Cette idée tordit l'estomac de Yujo. Il repensa alors à l'étrange vision de Ran, dont elle n'avait pas voulu lui parler, ainsi que du filet de sang qu'ils avaient tous deux aperçu un peu plus tôt. Tout cela ne lui disait rien qui vaille. Habituellement peu superstitieux, il se trouva soulagé de savoir Hiroshi à leurs côtés. Pas qu'il pensait que des démons, ne demandant qu'un bon exorcisme, erraient dans ces terres désolées où ne régnaient que chaos et anarchie. Pas du tout. Mais au cas où, ils avaient au moins un spécialiste de la chose à portée de main.

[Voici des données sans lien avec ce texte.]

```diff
@@ -236,11 +242,13 @@
     const BlockW& w = e->blocks[i];
     const float* mb = modp + (size_t)i * 6 * D;
     bool split_proj = false;
-    const float* te = (i == 1) ? e->temp : nullptr;
+    const int fc2_variant = e->gemm_variant_of[3] ? e->gemm_variant_of[3] : e->gemm_variant;
+    const bool te_in_fc2 = e->fc2_temp_embed && c.depth > 1 && gated_gemm_takes_te(e, M, D, e->Hm, fc2_variant);
+    const float* te = (i == 1 && !te_in_fc2) ? e->temp : nullptr;
     if ((rc = launch_ln_modulate(e->xres, e->xres, e->xn, mb, mb + D, mstride, M, D, rps, te, T, F, dt, st))) return rc;
     tm.mark(C_LN);
     GemmArgs g{};
-    g.M = M; g.rows_per_sample = rps; g.gate_stride = mstride;
+    g.M = M; g.rows_per_sample = rps; g.gate_stride = mstride; g.rmw_mode = e->gated_rmw_shape;
     const half_t* attn_out = e->xn;
     if (((e->fuse_qkv_attn >> (spatial ? 0 : 1)) & 1) && qkv_attention_fusable(D, c.num_heads, e->hd, F, T, spatial ? 0 : 1, M)) {
       QkvAttnArgs qa{};
@@ -291,8 +299,8 @@
     g.A8 = nullptr; g.W8 = nullptr; g.A4 = nullptr; g.A4s = nullptr; g.W4 = nullptr; g.W4s = nullptr;
     tm.mark(C_FC1);
     g.A = e->hbuf; g.W = w.fc2_w; g.bias = w.fc2_b; g.out = e->xres; g.gate = mb + 5 * D; g.N = D; g.K = e->Hm; g.tag = 1;
-
-    if ((rc = gated_gemm(e, g, dt, e->gemm_variant_of[3] ? e->gemm_variant_of[3] : e->gemm_variant, st))) return rc;
+    if (i == 0 && te_in_fc2) { g.te = e->temp; g.te_T = T; g.te_F = F; }
+    if ((rc = gated_gemm(e, g, dt, fc2_variant, st))) return rc;
     tm.mark(C_FC2);
   }
   const float* fm = modp + (size_t)c.depth * 6 * D;
@@ -583,6 +591,16 @@
     e->gated_split_k = (int)value;
     return LATTE_OK;
   }
+  if (k == "gated_rmw_shape") {
+    if (value < 0 || value > 1) return fail(LATTE_ERR_INVALID, "gated_rmw_shape: 0 (fragment-wise) or 1 (line-wise residual accesses of the gated GEMMs)");
+    e->gated_rmw_shape = (int)value;
+    return LATTE_OK;
+  }
+  if (k == "fc2_temp_embed") {
+    if (value < 0 || value > 1) return fail(LATTE_ERR_INVALID, "fc2_temp_embed: 0 (LayerNorm pass adds temp_embed) or 1 (the first block's fc2 epilogue does)");
+    e->fc2_temp_embed = (int)value;
+    return LATTE_OK;
+  }
   if (k == "fuse_qkv_attn") {
     if (value < 0 || value > 31)
       return fail(LATTE_ERR_INVALID, "fuse_qkv_attn: bit 0 = spatial blocks, bit 1 = temporal blocks, bits 2-4 = schedule features off (0..31)");
@@ -617,6 +635,8 @@
   else if (k == "gemm_variant_fc1") *value = e->gemm_variant_of[2];
   else if (k == "gemm_variant_fc2") *value = e->gemm_variant_of[3];
   else if (k == "gated_split_k") *value = e->gated_split_k;
+  else if (k == "gated_rmw_shape") *value = e->gated_rmw_shape;
+  else if (k == "fc2_temp_embed") *value = e->fc2_temp_embed;
   else if (k == "fuse_qkv_attn") *value = e->fuse_qkv_attn;
   else if (k == "guided_split") *value = e->guided_split;
   else if (k == "guided_split_active") *value = e->guided_split_active;
diff --git a/latte_amd/csrc/gemm.hip b/latte_amd/csrc/gemm.hip
--- a/latte_amd/csrc/gemm.hip
+++ b/latte_amd/csrc/gemm.hip
@@ -829,6 +829,8 @@
     return launch_gemm_pw(a, epi, dtype, 1, st);
   }
   if (variant == 0) variant = gemm_resolve_variant(a.M, a.N, a.K, epi);
+  if (a.te && !(variant == 11 && epi == EPI_GATE_RES_F32))
+    return fail(LATTE_ERR_INVALID, "gemm: GemmArgs::te exists in the rolling 12-wave kernel's gated epilogue only (variant 11)");
   if (variant == 10 || variant == 11) return launch_gemm_pw(a, epi, dtype, variant == 11, st);
   const int bn = gemm_tile_n(variant);
   const int nq = variant >= 7 && variant <= 9 ? bn / 4 : bn;
diff --git a/latte_amd/csrc/gemm_pw.hip b/latte_amd/csrc/gemm_pw.hip
--- a/latte_amd/csrc/gemm_pw.hip
+++ b/latte_amd/csrc/gemm_pw.hip
@@ -26,6 +26,11 @@
 __device__ __forceinline__ u32x8 cat8(const u32x4& lo, const u32x4& hi) { return __builtin_shufflevector(lo, hi, 0, 1, 2, 3, 4, 5, 6, 7); }
 __device__ __forceinline__ void mfma8_ip(f32x4& c, const u32x8& a, const u32x8& b, unsigned sa, unsigned sb) {
   asm volatile("v_mfma_scale_f32_16x16x128_f8f6f4 %0, %1, %2, %0, %3, %4 op_sel_hi:[0,0,0]" : "+v"(c) : "v"(a), "v"(b), "v"(sa), "v"(sb));
+}
+
+template <int BANKS>
+__device__ __forceinline__ float ror8(float old, float src) {
+  return __int_as_float(__builtin_amdgcn_update_dpp(__float_as_int(old), __float_as_int(src), 0x128, 0xf, BANKS, false));
 }
 
 template <int N> __device__ __forceinline__ void wait_vm() { asm volatile("s_waitcnt vmcnt(%0)" ::"n"(N) : "memory"); }
@@ -259,7 +264,7 @@
 }
 
 
-template <int EPI, int DT, int TAG, int LO = 0>
+template <int EPI, int DT, int TAG, int LO = 0, int RS = 0>
 __global__ void __launch_bounds__(768) gemm_pwr_kernel(GemmArgs g) {
   constexpr int BM = 256, BN = 192, FN = 3, WTN = 48;
   constexpr int A_BYTES = BM * 128, B_BYTES = BN * 128;
@@ -460,7 +465,64 @@
       }
       return;
     }
-    if constexpr (EPI == EPI_GATE_RES_F32) {
+    auto te_ptr = [&](int m_clamped, int n) -> const float* {
+      return g.te + (size_t)((m_clamped / g.te_T) % g.te_F) * g.N + n;
+    };
+    static_assert(!(TAG == 2 && RS == 1), "the temporal-embedding epilogue has the fragment-wise form only");
+    if constexpr (EPI == EPI_GATE_RES_F32 && RS == 1) {
+      if ((g.rows_per_sample % BM) == 0) {
+        float* const outp = (float*)g.out;
+        const bool odd = wn & 1;
+        const int gq = le >> 4;
+        const int n0 = tn_ * BN + wn * WTN;
+        const int nline = n0 + (odd ? 16 : 0) + ((fr >> 3) * 4 + gq) * 4;
+        const int nhalf = n0 + (odd ? 0 : 32) + gq * 4;
+        const int mline = tm_ * BM + grp * 128 + (fr & 7);
+        const float* gs = g.gate + (size_t)((tm_ * BM) / g.rows_per_sample) * g.gate_stride;
+        const float4 gl = *(const float4*)(gs + nline), gh = *(const float4*)(gs + nhalf);
+        float4 b4[FN];
+#pragma unroll
+        for (int j = 0; j < FN; ++j) b4[j] = *(const float4*)(g.bias + ncol + j * 16);
+        constexpr int NQ = 8 * 3, AHEAD = 2;
+        auto row_of = [&](int q) -> int { return (q % 3 == 2 ? mbase : mline + (q % 3) * 8) + (q / 3) * 16; };
+        auto col_of = [&](int q) -> int { return q % 3 == 2 ? nhalf : nline; };
+        float4 qa[AHEAD];
+        auto load = [&](int q) {
+          const int mc = min(row_of(q), g.M - 1);
+          qa[q % AHEAD] = *(const float4*)(outp + (size_t)mc * g.N + col_of(q));
+        };
+#pragma unroll
+        for (int a = 0; a < AHEAD; ++a) load(a);
+        f32x4 t[3];
+#pragma unroll
+        for (int q = 0; q < NQ; ++q) {
+          float4 rr = qa[q % AHEAD];
+          if (q + AHEAD < NQ) load(q + AHEAD);
+          asm volatile("" ::: "memory");
+          const int i = q / 3, k = q % 3;
+          if (k == 0) {
+            f32x4 s[FN];
+#pragma unroll
+            for (int j = 0; j < FN; ++j) {
+              s[j] = (f32x4){acc[i][j][0] + b4[j].x, acc[i][j][1] + b4[j].y, acc[i][j][2] + b4[j].z, acc[i][j][3] + b4[j].w};
+              acc[i][j] = (f32x4){0.f, 0.f, 0.f, 0.f};
+            }
+            const f32x4 l0 = odd ? s[1] : s[0], l1 = odd ? s[2] : s[1];
+            t[2] = odd ? s[0] : s[2];
+            t[0] = (f32x4){ror8<0xC>(l0[0], l1[0]), ror8<0xC>(l0[1], l1[1]), ror8<0xC>(l0[2], l1[2]), ror8<0xC>(l0[3], l1[3])};
+            t[1] = (f32x4){ror8<0x3>(l1[0], l0[0]), ror8<0x3>(l1[1], l0[1]), ror8<0x3>(l1[2], l0[2]), ror8<0x3>(l1[3], l0[3])};
+          }
+          const float4 gg = k == 2 ? gh : gl;
+          rr.x = __builtin_fmaf(gg.x, t[k][0], rr.x);
+          rr.y = __builtin_fmaf(gg.y, t[k][1], rr.y);
+          rr.z = __builtin_fmaf(gg.z, t[k][2], rr.z);
+          rr.w = __builtin_fmaf(gg.w, t[k][3], rr.w);
+          if (row_of(q) < g.M) *(float4*)(outp + (size_t)row_of(q) * g.N + col_of(q)) = rr;
+        }
+        return;
+      }
+    }
+    if constexpr (EPI == EPI_GATE_RES_F32 && RS == 0) {
       if ((g.rows_per_sample % BM) == 0) {
         float* const outp = (float*)g.out;
         const float* gr = g.gate + (size_t)((tm_ * BM) / g.rows_per_sample) * g.gate_stride + ncol;
@@ -475,19 +537,25 @@
           const int mc = min(mbase + (f / FN) * 16, g.M - 1);
           return outp + (size_t)mc * g.N + ncol + (f % FN) * 16;
         };
-        float4 qa[AHEAD];
-#pragma unroll
-        for (int a = 0; a < AHEAD; ++a) qa[a] = *(const float4*)frag_ptr(a);
+        float4 qa[AHEAD], qe[AHEAD];
+        auto load_te = [&](int f) {
+          if constexpr (TAG == 2) qe[f % AHEAD] = *(const float4*)te_ptr(min(mbase + (f / FN) * 16, g.M - 1), ncol + (f % FN) * 16);
+        };
+#pragma unroll
+        for (int a = 0; a < AHEAD; ++a) { qa[a] = *(const float4*)frag_ptr(a); load_te(a); }
 #pragma unroll
         for (int f = 0; f < NF; ++f) {
           float4 rr = qa[f % AHEAD];
-          if (f + AHEAD < NF) qa[f % AHEAD] = *(const float4*)frag_ptr(f + AHEAD);
+          float4 e4 = make_float4(0.f, 0.f, 0.f, 0.f);
+          if constexpr (TAG == 2) e4 = qe[f % AHEAD];
+          if (f + AHEAD < NF) { qa[f % AHEAD] = *(const float4*)frag_ptr(f + AHEAD); load_te(f + AHEAD); }
           asm volatile("" ::: "memory");
           const int i = f / FN, j = f % FN;
           rr.x += g1[j].x * (acc[i][j][0] + b4[j].x);
           rr.y += g1[j].y * (acc[i][j][1] + b4[j].y);
           rr.z += g1[j].z * (acc[i][j][2] + b4[j].z);
           rr.w += g1[j].w * (acc[i][j][3] + b4[j].w);
+          if constexpr (TAG == 2) { rr.x += e4.x; rr.y += e4.y; rr.z += e4.z; rr.w += e4.w; }
           if (mbase + i * 16 < g.M) *(float4*)(outp + (size_t)(mbase + i * 16) * g.N + ncol + j * 16) = rr;
           acc[i][j] = (f32x4){0.f, 0.f, 0.f, 0.f};
         }
@@ -509,6 +577,10 @@
             float4* dst = (float4*)((float*)g.out + o);
             float4 rr = *dst;
             rr.x += g4.x * v0; rr.y += g4.y * v1; rr.z += g4.z * v2; rr.w += g4.w * v3;
+            if constexpr (TAG == 2) {
+              const float4 e4 = *(const float4*)te_ptr(m, n);
+              rr.x += e4.x; rr.y += e4.y; rr.z += e4.z; rr.w += e4.w;
+            }
             *dst = rr;
           } else if constexpr (EPI == EPI_BIAS_F32) {
             *(float4*)((float*)g.out + o) = make_float4(v0, v1, v2, v3);
@@ -775,9 +847,19 @@
 
 
 
+template <int DT, int TAG, int LO>
+int launch_pwr_gated(const GemmArgs& a, dim3 grid, dim3 block, int lds, hipStream_t st) {
+  if (a.rmw_mode) return launch_lds<gemm_pwr_kernel<EPI_GATE_RES_F32, DT, TAG, LO, 1>>(grid, block, lds, st, a);
+  return launch_lds<gemm_pwr_kernel<EPI_GATE_RES_F32, DT, TAG, LO, 0>>(grid, block, lds, st, a);
+}
+
 template <int EPI, int DT, int TAG>
 int launch_pw_roll(const GemmArgs& a, int roll, dim3 grid, dim3 block, int lds, hipStream_t st) {
-  if (roll) return launch_lds<gemm_pwr_kernel<EPI, DT, TAG>>(grid, block, lds, st, a);
+  if constexpr (EPI == EPI_GATE_RES_F32) {
+    if (roll) return launch_pwr_gated<DT, TAG, 0>(a, grid, block, lds, st);
+  } else {
+    if (roll) return launch_lds<gemm_pwr_kernel<EPI, DT, TAG>>(grid, block, lds, st, a);
+  }
   return launch_lds<gemm_pw_kernel<EPI, DT, TAG>>(grid, block, lds, st, a);
 }
 
@@ -787,14 +869,14 @@
   const int tiles = ((a.M + 255) / 256) * (a.N / 192);
   const int nblk = tiles >= 256 ? 256 : (tiles + 7) / 8 * 8;
   dim3 grid(nblk), block(768);
+  if ((a.A4 || a.A8) && a.te) return fail(LATTE_ERR_INVALID, "gemm: GemmArgs::te has no correction-pass form");
   if (a.A4) {
     if (!roll || !a.W4 || !a.A4s || !a.W4s || !(epi == EPI_GATE_RES_F32 || epi == EPI_BIAS_GELU_H16) || DT != LATTE_DTYPE_F16)
       return fail(LATTE_ERR_INVALID, "gemm: the fp4 correction pass needs the rolling kernel, f16 operands, both code images with their row scales, and the gated / GELU epilogue");
     if constexpr (DT == LATTE_DTYPE_F16) {
       const bool half_tail = (a.K & 255) != 0 && (a.K & 255) <= 128;
       if (epi == EPI_GATE_RES_F32)
-        return half_tail ? launch_lds<gemm_pwr_kernel<EPI_GATE_RES_F32, DT, 0, 3>>(grid, block, LDS, st, a)
-                         : launch_lds<gemm_pwr_kernel<EPI_GATE_RES_F32, DT, 0, 2>>(grid, block, LDS, st, a);
+        return half_tail ? launch_pwr_gated<DT, 0, 3>(a, grid, block, LDS, st) : launch_pwr_gated<DT, 0, 2>(a, grid, block, LDS, st);
       return half_tail ? launch_lds<gemm_pwr_kernel<EPI_BIAS_GELU_H16, DT, 0, 3>>(grid, block, LDS, st, a)
                        : launch_lds<gemm_pwr_kernel<EPI_BIAS_GELU_H16, DT, 0, 2>>(grid, block, LDS, st, a);
     }
@@ -804,13 +886,17 @@
     if (!roll || !a.W8 || a.K % 128 != 0 || !(epi == EPI_GATE_RES_F32 || epi == EPI_BIAS_GELU_H16) || DT != LATTE_DTYPE_F16)
       return fail(LATTE_ERR_INVALID, "gemm (correction pass): rolling kernel, f16 operands, K % 128 == 0, gated-residual or GELU epilogue only");
     if constexpr (DT == LATTE_DTYPE_F16) {
-      if (epi == EPI_GATE_RES_F32) return launch_lds<gemm_pwr_kernel<EPI_GATE_RES_F32, DT, 0, 1>>(grid, block, LDS, st, a);
+      if (epi == EPI_GATE_RES_F32) return launch_pwr_gated<DT, 0, 1>(a, grid, block, LDS, st);
       return launch_lds<gemm_pwr_kernel<EPI_BIAS_GELU_H16, DT, 0, 1>>(grid, block, LDS, st, a);
     }
     return LATTE_OK;
   }
   switch (epi) {
     case EPI_GATE_RES_F32:
+      if (a.te) {
+        if (!roll || a.te_T <= 0 || a.te_F <= 0) return fail(LATTE_ERR_INVALID, "gemm (producer-wave kernel): GemmArgs::te needs the rolling kernel and te_T, te_F > 0");
+        return launch_lds<gemm_pwr_kernel<EPI_GATE_RES_F32, DT, 2, 0, 0>>(grid, block, LDS, st, a);
+      }
       if (a.tag == 1) return launch_pw_roll<EPI_GATE_RES_F32, DT, 1>(a, roll, grid, block, LDS, st);
       return launch_pw_roll<EPI_GATE_RES_F32, DT, 0>(a, roll, grid, block, LDS, st);
     case EPI_BIAS_F32: return launch_pw_roll<EPI_BIAS_F32, DT, 0>(a, roll, grid, block, LDS, st);
```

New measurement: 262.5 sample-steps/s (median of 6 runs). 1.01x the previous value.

Makoto alla tout de suite à la rencontre de l'homme assis près d'un pas de tir sommaire, qu'il avait de toute évidence monté lui-même. C'était un homme d'un certain âge, au visage marqué par des années de conditions de vie difficiles. Yujo ne parvint pas à déterminer s'il était plus jeune ou plus âgé que Tsukkon ; sans doute étaient-ils de la même génération. Le gris gagnait doucement ses tempes, sa barbe et les sourcils broussailleux qui surplombaient un regard sévère. Makoto échangea quelques mots avec lui, puis l'homme avança jusqu'à eux et les salua.
— Je suis Kazumi. Mon élève Makoto m'a dit que vous me cherchiez.
Il ne laissa l'occasion à aucun des Ginkgo de se présenter, et poursuivit :
— Avant toute chose, sachez que votre proposition ne m'intéresse pas. Si je vis reculé dans un tel endroit, c'est bien par choix et non par nécessité. De plus, j'ai déjà une élève, à qui je transmettrai tout mon savoir. Je n'ai besoin de rien que vous puissiez m'offrir.
Les quatre samouraï restèrent interdits, non pas à cause de ce refus catégorique, mais parce que l'homme qui leur faisait face s'exprimait avec une aisance que ne laissait pas deviner son aspect bourru. Tsukkon leur avait expliqué que Kazumi, désormais ermite, avait été élevé en tant que samouraï dans un autre des clans de l'île, le clan Byakko. Ils n'avaient pas de raison de remettre en doute sa parole, mais c'était tout autre chose d'en avoir la preuve devant les yeux.
— Ne traînons pas ici, continua Kazumi. Un orage ne va pas tarder à éclater. Puisque vous vous êtes donné le mal de venir jusqu'à moi, laissez-moi vous offrir l'hospitalité pour cette nuit.